Bubble factor represents the value ratio of winning X chips versus losing X chips in a given tournament - and is named so because the ratio grows steeply as the money bubble approaches. An exaggerated example would be playing in a supersat tournament where let's say 9 top finishers receive a prize and the rest get nothing. When there are 10 players left and you're on a medium-sized stack, you might have to fold pocket aces. Or not - I'm paraphrasing - but your ICM expectation would not be significantly improved by winning (~+1/10th ticket value, guaranteed to get a ticket) yet will drop dramatically if you get outdrawn (~-9/10th ticket value, you get nothing).

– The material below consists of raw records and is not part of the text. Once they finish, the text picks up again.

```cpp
void Tracker::track_chunk(const uint8_t* d_bgr, size_t bgr_pitch, const uint16_t* d_disp,
// ... 196 lines not shown
    m.kps = hc.kps + (size_t)kcap_ * a.f;
    m.desc = hc.desc + 32 * (size_t)kcap_ * a.f;
    m.uR = hc.uR + (size_t)kcap_ * a.f;
    m.depth = hc.kdepth + (size_t)kcap_ * a.f;
    map_.prepare(m);
  }
  C.nModLabel.clear();
  C.nSemPosition.clear();
  C.vObjMod.clear();
  launch_static_samples(a.kps, a.nkp, a.depth, a.flow, a.mask, W_, H_, C.st, st);
  MMT_HIP(hipMemcpyAsync(&eh_->n_static[cur_], C.st.count, sizeof(int), hipMemcpyDeviceToHost, st));
  launch_obj_samples(a.depth, a.flow, a.mask, W_, H_, C.ob, st);
  const bool handoff = bFirstFrame_ || bSecondFrame_;
  if (handoff)
    launch_handoff(Ls.st.corres, Ls.st.count, Ls.ob.corres, Ls.ob.count, a.depth, a.mask, W_, H_,
                   C.ho, st);
  MMT_HIP(hipMemcpyAsync(&eh_->nlast_obj, handoff ? Ls.ob.count : C.ob.count, sizeof(int),
                         hipMemcpyDeviceToHost, st));
  GridFrame G = grid0_;
  G.keys = a.kps;
  G.desc = d_desc_ + 32 * (size_t)kcap_ * a.f;
  G.uR = d_uR_ + (size_t)kcap_ * a.f;
  G.cell_start = d_cell_start_ + (size_t)(kGridCells + 1) * a.f;
  G.cell_idx = d_cell_idx_ + (size_t)kcap_ * a.f;
  G.n = a.n_keys;
  map_.set_frame_grid(G);
  if (state_ == 0) {
    ego_pending_ = false;
    return;
  }
  {
    MapStatsH& ms = out.map;
    map_.set_overlap([this] { obj_advance(); });
    const int rr = map_.track(C.m, G, ego_Tinit_, Ls.m, Ls.Tview, V_, hasVelocity_,
                              bSecondFrame_, ms, st);
    map_.set_overlap(nullptr);
    ms.state = map_.state();
    memcpy(ms.Tcw_map, ego_Tinit_, sizeof(ego_Tinit_));
    if (rr == 1) {
      ms.n_keyframes = map_.n_keyframes();
      ms.n_mappoints = map_.n_mappoints();
      reset_pending_ = true;
      ego_pending_ = false;
      return;
    }
    map_finish_pending_ = true;
  }
  C.bSecond = bSecondFrame_;
  FlowSolveDesc& d2 = eh_->d2;
  memset(&d2, 0, sizeof(d2));
  d2.d_n = Ls.st.count;
  d2.idx = nullptr;
  d2.obs = Ls.st.keys;
  d2.flow = Ls.st.flow;
  d2.depth = Ls.st.depth;
  memcpy(d2.Tcw_last, Ls.Tview, sizeof(d2.Tcw_last));
  memcpy(d2.init, ego_Tinit_, sizeof(d2.init));
  d2.rp_thres = 0.04f;
  d2.use_noise = 1;
  d2.g0 = g0_;
  d2.max_iters = 100;
  d2.prior_info = 0.3;
  d2.fx = cfg_.fx; d2.fy = cfg_.fy; d2.cx = cfg_.cx; d2.cy = cfg_.cy;
  d2.scratch = d_lm_scratch_;
  d2.cap = lm_cap_;
  d2.pose_out = d_poses_;
  d2.stats = d_lmstats_;
  d2.gx = d_gx_;
  d2.gx_seq = ++gx_seq_;
  d2.gx_spin = split_spin_;
  if ((gx_seq_ & 0xFFFFu) == 0)
    MMT_HIP(hipMemsetAsync(d_gx_, 0, sizeof(unsigned long long) * kFlowSplitGranules, st));
  MMT_HIP(hipMemcpyAsync(d_descs_, &d2, sizeof(d2), hipMemcpyHostToDevice, st));
  const int groups = flow_split_groups(eh_->n_static[last_]);
  if (groups > 1)
    launch_flow_lm_split(d_descs_, groups, st);
  else
    launch_flow_lm(d_descs_, 1, eh_->n_static[last_], st);
  MMT_HIP(hipMemcpyAsync(eh_->Tcw, d_poses_, sizeof(eh_->Tcw) + sizeof(eh_->st),
                         hipMemcpyDeviceToHost, st));
  ego_pending_ = true;
}

void Tracker::ego_map_finish(FrameOut& out) {
  if (!map_finish_pending_) return;
  map_finish_pending_ = false;
  FrameSlot& C = slot_[cur_];
  FrameSlot& Ls = slot_[last_];
  map_.track_finish(C.m, Ls.m, ego_Tinit_, out.map);
  out.map.n_keyframes = map_.n_keyframes();
  out.map.n_mappoints = map_.n_mappoints();
}

void Tracker::ego_finish(FrameOut& out, hipStream_t st) {
  FrameSlot& C = slot_[cur_];
  FrameSlot& Ls = slot_[last_];
  MMT_HIP(hipStreamSynchronize(st));
  if (defer_) {
    dq_.emplace_back();
    dq_.back().seq = out.seq;
  }
  out.n_obj_samples = eh_->nlast_obj;
  bool advance = true;
  if (reset_pending_) {
    memcpy(out.Tcw, ego_Tinit_, sizeof(out.Tcw));
    out.initialized = false;
    return;
  }
  if (state_ == 0) {
    bFirstFrame_ = true;
    bSecondFrame_ = false;
    if (out.n_keys > 500) {
      mat4_eye(C.Tcw);
      memcpy(C.Tview, C.Tcw, sizeof(C.Tview));
// ... 454 lines not shown
```

Baseline: 743.7.

## Chain ego flow solve on device after map pose optimization

Enqueues the ego flow Levenberg-Marquardt solve right after the map pose-optimization kernel, reading its initial pose from device memory (new init_dev field). This removes a host round trip before that launch. The map tracker now waits on an event instead of synchronizing the whole stream. If the host-side final pose differs from the device pose used, the solve is synchronized and re-enqueued; this adds a redo path and relies on cross-stream ordering between the map stream and the ego stream.

```diff
diff --git a/include/mmt.h b/include/mmt.h
--- a/include/mmt.h
+++ b/include/mmt.h
@@ -131,6 +131,9 @@
 } mmt_flow_problem;
 int mmt_pose_flow_solve(mmt_ctx* ctx, const mmt_flow_problem* problem, float* pose_out,
                         int* stats_out );
+int mmt_pose_flow_solve_init_dev(mmt_ctx* ctx, const mmt_flow_problem* problem,
+                                 int init_on_device, float* pose_out, int* stats_out,
+                                 float* centre_out);
 
 typedef struct mmt_pose_opt_problem {
   int n;
diff --git a/multimot_track_amd/__init__.py b/multimot_track_amd/__init__.py
--- a/multimot_track_amd/__init__.py
+++ b/multimot_track_amd/__init__.py
@@ -553,6 +553,30 @@
         self._check(lib().mmt_pose_flow_solve(self._h, ctypes.byref(pr), _p(pose), _p(st)))
         return int(st[2]), pose.reshape(4, 4), dict(iterations=int(st[0]), inliers=int(st[1]))
 
+    def flow_solve_init_dev(self, obs, flow, depth, tcw_last, init, rp_thres, prior_info,
+                            max_iters, K, init_on_device, use_noise=False, g0=0.0):
+        obs = np.ascontiguousarray(obs, np.float32)
+        flow = np.ascontiguousarray(flow, np.float32)
+        depth = np.ascontiguousarray(depth, np.float32)
+        pr = MmtFlowProblem()
+        pr.n = len(depth)
+        pr.obs, pr.flow, pr.depth = obs.ctypes.data, flow.ctypes.data, depth.ctypes.data
+        pr.Tcw_last[:] = np.asarray(tcw_last, np.float32).reshape(16).tolist()
+        pr.init[:] = np.asarray(init, np.float32).reshape(16).tolist()
+        pr.rp_thres, pr.prior_info, pr.max_iters = rp_thres, prior_info, max_iters
+        pr.use_noise, pr.g0 = int(use_noise), g0
+        pr.fx, pr.fy, pr.cx, pr.cy = K
+        pose = np.zeros(16, np.float32)
+        st = np.zeros(3, np.int32)
+        centre = np.zeros(3, np.float32)
+        fn = lib().mmt_pose_flow_solve_init_dev
+        fn.argtypes = [ctypes.c_void_p, ctypes.POINTER(MmtFlowProblem), ctypes.c_int32,
+                       ctypes.c_void_p, ctypes.c_void_p, ctypes.c_void_p]
+        self._check(fn(self._h, ctypes.byref(pr), int(init_on_device), _p(pose), _p(st),
+                       _p(centre)))
+        return (int(st[2]), pose.reshape(4, 4), dict(iterations=int(st[0]), inliers=int(st[1])),
+                centre)
+
     def pose_optimization(self, Xw, obs, inv_sigma2, tcw, K, bf):
         Xw = np.ascontiguousarray(Xw, np.float32)
         obs = np.ascontiguousarray(obs, np.float32)
diff --git a/multimot_track_amd/csrc/mmt_capi_probes.hip b/multimot_track_amd/csrc/mmt_capi_probes.hip
--- a/multimot_track_amd/csrc/mmt_capi_probes.hip
+++ b/multimot_track_amd/csrc/mmt_capi_probes.hip
@@ -157,15 +157,15 @@
 
 extern "C" {
 
-int mmt_pose_flow_solve(mmt_ctx* ctx, const mmt_flow_problem* pr, float* pose_out,
-                        int* stats_out) {
+static int flow_solve_probe(mmt_ctx* ctx, const mmt_flow_problem* pr, bool init_on_device,
+                            float* pose_out, int* stats_out, float* centre_out) {
   if (!ctx || !pr || !pose_out || !stats_out || pr->n < 0) return MMT_EINVAL;
   return guard(ctx, [&] {
     MMT_HIP(hipSetDevice(ctx->cfg.device_id));
     hipStream_t s = ctx->stream;
     const int n = pr->n, cap = std::max(n, 1);
     DevBuf<float2> obs(cap), flow(cap);
-    DevBuf<float> depth(cap), pose(16);
+    DevBuf<float> depth(cap), pose(16), init(16), centre(3);
     DevBuf<double> scratch(mmt::flow_scratch_doubles(cap));
     DevBuf<int> st(3);
     DevBuf<mmt::FlowSolveDesc> dd(1);
@@ -196,6 +196,12 @@
     d.stats = st.p;
     d.gx = gx.p;
     d.gx_seq = 1;
+    if (centre_out) d.centre_out = centre.p;
+    if (init_on_device) {
+      init.up(pr->init, 16, s);
+      d.init_dev = init.p;
+      memset(d.init, 0xFF, sizeof(d.init));
+    }
     dd.up(&d, 1, s);
     pose.up(pr->init, 16, s);
     if (groups > 1)
@@ -204,10 +210,21 @@
       mmt::launch_flow_lm(dd.p, 1, n, s);
     pose.down(pose_out, 16, s);
     st.down(stats_out, 3, s);
+    if (centre_out) centre.down(centre_out, 3, s);
     MMT_HIP(hipStreamSynchronize(s));
     if (stats_out[2] == 2)
       throw mmt::DeviceError("pose flow solve: the split solve's workgroups were not resident together");
   });
+}
+
+int mmt_pose_flow_solve(mmt_ctx* ctx, const mmt_flow_problem* pr, float* pose_out,
+                        int* stats_out) {
+  return flow_solve_probe(ctx, pr, false, pose_out, stats_out, nullptr);
+}
+
+int mmt_pose_flow_solve_init_dev(mmt_ctx* ctx, const mmt_flow_problem* pr, int init_on_device,
+                                 float* pose_out, int* stats_out, float* centre_out) {
+  return flow_solve_probe(ctx, pr, init_on_device != 0, pose_out, stats_out, centre_out);
 }
 
 int mmt_pose_optimization(mmt_ctx* ctx, const mmt_pose_opt_problem* pr, float* pose_out,
diff --git a/multimot_track_amd/csrc/mmt_lm.hip b/multimot_track_amd/csrc/mmt_lm.hip
--- a/multimot_track_amd/csrc/mmt_lm.hip
+++ b/multimot_track_amd/csrc/mmt_lm.hip
@@ -635,7 +635,7 @@
   const int n_reg = IR * nt;
   constexpr bool kCacheB = true;
   double RB[12];
-  DSE3 P = dse3_from_float(D.init);
+  DSE3 P = dse3_from_float(D.init_dev ? D.init_dev : D.init);
   const double hin = kInfo + c.pinfo;
   double* row = tile_row(sm.tile);
   {
diff --git a/multimot_track_amd/csrc/mmt_map.h b/multimot_track_amd/csrc/mmt_map.h
--- a/multimot_track_amd/csrc/mmt_map.h
+++ b/multimot_track_amd/csrc/mmt_map.h
@@ -78,6 +78,10 @@
   void track_finish(MapFrameH& C, MapFrameH& L, const float* Tcw, MapStatsH& st);
   void set_overlap(std::function<void()> fn) { overlap_ = std::move(fn); }
   bool overlap_pending() const { return (bool)overlap_; }
+  void set_after_d1(std::function<void(const float*)> fn) { after_d1_ = std::move(fn); }
+  void count_d2(int kind) { d2_count_[kind]++; }
+  void set_d2_chain_mode(int m) { d2_chain_mode_ = m; }
+  const float* d1_pose_host() const { return h_pose_; }
   void frame_done(const MapFrameH& C, const float* Tcw);
   int state() const { return state_; }
   int n_keyframes() const { return graph_.n_keyframes(); }
@@ -114,6 +118,10 @@
   void collect_checked(const std::vector<int>& kfl, std::vector<int>& out, long& gen);
   long ids_uploads_ = 0;
   long local_gen_ = 0, spec_gen_ = 0;
+  std::function<void(const float*)> after_d1_;
+  hipEvent_t ev_d1_ = nullptr;
+  long d2_count_[3] = {0, 0, 0};
+  int d2_chain_mode_ = 1;
   void run_overlap() {
     if (!overlap_) return;
     std::function<void()> fn = std::move(overlap_);
diff --git a/multimot_track_amd/csrc/mmt_map.hip b/multimot_track_amd/csrc/mmt_map.hip
--- a/multimot_track_amd/csrc/mmt_map.hip
+++ b/multimot_track_amd/csrc/mmt_map.hip
@@ -55,10 +55,12 @@
     fprintf(stderr, "[mmt map profile] per frame: %.1f local keyframes, %.1f local points, "
             "%.1f C3 edges; %zu map points allocated, %d keyframes at the end; local map "
             "speculated %ld times, taken %ld; local point list cache (MMT_LOCALMAP_CACHE=%d) "
-            "hits %ld, rebuilds %ld (%ld of them after a structure edit, %ld ids uploads)\n",
+            "hits %ld, rebuilds %ld (%ld of them after a structure edit, %ld ids uploads); flow "
+            "solves (MMT_D2_CHAIN=%d) chained %ld, host-launched %ld, redone %ld\n",
             prof_cnt_[0] / prof_n_, prof_cnt_[1] / prof_n_, prof_cnt_[2] / prof_n_, graph_.n_points(),
             n_keyframes(), spec_tries_, spec_hits_, lpc_.mode(), lpc_.hits(), lpc_.rebuilds(),
-            lpc_.epoch_rebuilds(), ids_uploads_);
+            lpc_.epoch_rebuilds(), ids_uploads_, d2_chain_mode_, d2_count_[0], d2_count_[1],
+            d2_count_[2]);
   }
   if (s_) (void)hipStreamSynchronize(s_);
   if (lm_s_) {
@@ -66,6 +68,7 @@
     (void)hipStreamDestroy(lm_s_);
   }
   if (ev_early_) (void)hipEventDestroy(ev_early_);
+  if (ev_d1_) (void)hipEventDestroy(ev_d1_);
   for (void* p : dallocs_) (void)hipFree(p);
   for (void* p : hallocs_) (void)hipHostFree(p);
 }
@@ -122,6 +125,7 @@
   graph_.setup(cam_.scale, cam_.nlevels, prof_on_);
   h_early_ = pinned<uint8_t>(kOutHdr + 4 * (size_t)kcap);
   MMT_HIP(hipEventCreateWithFlags(&ev_early_, hipEventDisableTiming));
+  MMT_HIP(hipEventCreateWithFlags(&ev_d1_, hipEventDisableTiming));
   int prio_lo = 0, prio_hi = 0;
   MMT_HIP(hipDeviceGetStreamPriorityRange(&prio_lo, &prio_hi));
   const char* lmp = getenv("MMT_LM_PRIO");
@@ -776,8 +780,15 @@
   launch_pose_opt(d_pod_, 1, std::min(C.n, nbase + m), s_);
   MMT_HIP(hipMemcpyAsync(h_out_, d_out_, out_bytes(C.n), hipMemcpyDeviceToHost, s_));
   if (m > 0) MMT_HIP(hipMemcpyAsync(h_inview_, d_inview_, (size_t)m, hipMemcpyDeviceToHost, s_));
+  if (after_d1_) {
+    MMT_HIP(hipEventRecord(ev_d1_, s_));
+    after_d1_(d_pose_);
+  }
   run_overlap();
-  MMT_HIP(hipStreamSynchronize(s_));
+  if (after_d1_)
+    MMT_HIP(hipEventSynchronize(ev_d1_));
+  else
+    MMT_HIP(hipStreamSynchronize(s_));
   for (int j = 0; j < m; j++)
     if (!skip[j] && h_inview_[j]) graph_.mp(localPts_[j]).visible++;
   for (int i = 0; i < C.n; i++)
diff --git a/multimot_track_amd/csrc/mmt_track.h b/multimot_track_amd/csrc/mmt_track.h
--- a/multimot_track_amd/csrc/mmt_track.h
+++ b/multimot_track_amd/csrc/mmt_track.h
@@ -87,6 +87,7 @@
   unsigned long long* gx;
   unsigned gx_seq;
   unsigned long long gx_spin;
+  const float* init_dev;
 };
 
 constexpr int kFlowSplitMax = 8;
diff --git a/multimot_track_amd/csrc/mmt_tracker.h b/multimot_track_amd/csrc/mmt_tracker.h
--- a/multimot_track_amd/csrc/mmt_tracker.h
+++ b/multimot_track_amd/csrc/mmt_tracker.h
@@ -121,6 +121,7 @@
   template <typename T>
   T* alloc(size_t n);
   void ego_launch(const FrameArgs& a, FrameOut& out, hipStream_t st);
+  void enqueue_d2(const float* init_dev, hipStream_t st);
   void ego_map_finish(FrameOut& out);
   void ego_finish(FrameOut& out, hipStream_t st);
   void obj_stage_a(ObjFrame& F);
@@ -169,6 +170,9 @@
     int n_static[3];
   };
   bool ego_pending_ = false;
+  bool d2_chain_ = true;
+  bool d2_queued_ = false;
+  hipStream_t ego_st_ = nullptr;
   float ego_Tinit_[16];
   EgoHost* eh_ = nullptr;
   ObjFrame qa_;
diff --git a/multimot_track_amd/csrc/mmt_tracker.hip b/multimot_track_amd/csrc/mmt_tracker.hip
--- a/multimot_track_amd/csrc/mmt_tracker.hip
+++ b/multimot_track_amd/csrc/mmt_tracker.hip
@@ -322,6 +322,13 @@
   device_ = cfg.device_id;
   static_assert(kSlots > kObjLagMax + 2, "frame slots too few for the object lag");
   if (const char* ss = getenv("MMT_DEBUG_SPLIT_SPIN")) split_spin_ = strtoull(ss, nullptr, 10);
+  if (const char* e = getenv("MMT_D2_CHAIN")) d2_chain_ = atoi(e) != 0;
+  map_.set_d2_chain_mode(d2_chain_ ? 1 : 0);
+  if (d2_chain_)
+    map_.set_after_d1([this](const float* d_pose) {
+      enqueue_d2(d_pose, ego_st_);
+      d2_queued_ = true;
+    });
 }
 
 void Tracker::reset() {
@@ -584,6 +591,8 @@
   {
     MapStatsH& ms = out.map;
     map_.set_overlap([this] { obj_advance(); });
+    ego_st_ = st;
+    d2_queued_ = false;
     const int rr = map_.track(C.m, G, ego_Tinit_, Ls.m, Ls.Tview, V_, hasVelocity_,
                               bSecondFrame_, ms, st);
     map_.set_overlap(nullptr);
@@ -599,6 +608,22 @@
     map_finish_pending_ = true;
   }
   C.bSecond = bSecondFrame_;
+  if (d2_queued_ && memcmp(ego_Tinit_, map_.d1_pose_host(), sizeof(ego_Tinit_)) == 0) {
+    map_.count_d2(0);
+  } else {
+    if (d2_queued_) {
+      MMT_HIP(hipStreamSynchronize(st));
+      map_.count_d2(2);
+    } else {
+      map_.count_d2(1);
+    }
+    enqueue_d2(nullptr, st);
+  }
+  ego_pending_ = true;
+}
+
+void Tracker::enqueue_d2(const float* init_dev, hipStream_t st) {
+  FrameSlot& Ls = slot_[last_];
   FlowSolveDesc& d2 = eh_->d2;
   memset(&d2, 0, sizeof(d2));
   d2.d_n = Ls.st.count;
@@ -607,7 +632,10 @@
   d2.flow = Ls.st.flow;
   d2.depth = Ls.st.depth;
   memcpy(d2.Tcw_last, Ls.Tview, sizeof(d2.Tcw_last));
-  memcpy(d2.init, ego_Tinit_, sizeof(d2.init));
+  if (init_dev)
+    d2.init_dev = init_dev;
+  else
+    memcpy(d2.init, ego_Tinit_, sizeof(d2.init));
   d2.rp_thres = 0.04f;
   d2.use_noise = 1;
   d2.g0 = g0_;
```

Back to my question. When playing a rebuy tournament structure that offers you an add-on at a higher value than the rebuy at the end of a re-buy period, what is the mathematically correct approach here? Again, let's exaggerate the hypothetical scenario here: let's say you have a 3K stack (value of a $10 rebuy) and the add-on period starts after this hand when you can add-on for the same $10 but get, say, 5K chips. If you go all in and win the hand, you double-up to 6K and proceed to purchase the addon, a total +8K for $10. But if you lose, you have to first re-buy (getting a 3K stack) and then addon gaining a total +5K for $20. If my math is correct, it means that you should only move all-in if against an opponents range you are a 3.2-to-1 favourite - so not very often.
This is clearly a very simplistic view of a final hand and I'm not accounting for many factors, but I reckon I'm onto something here. Thoughts?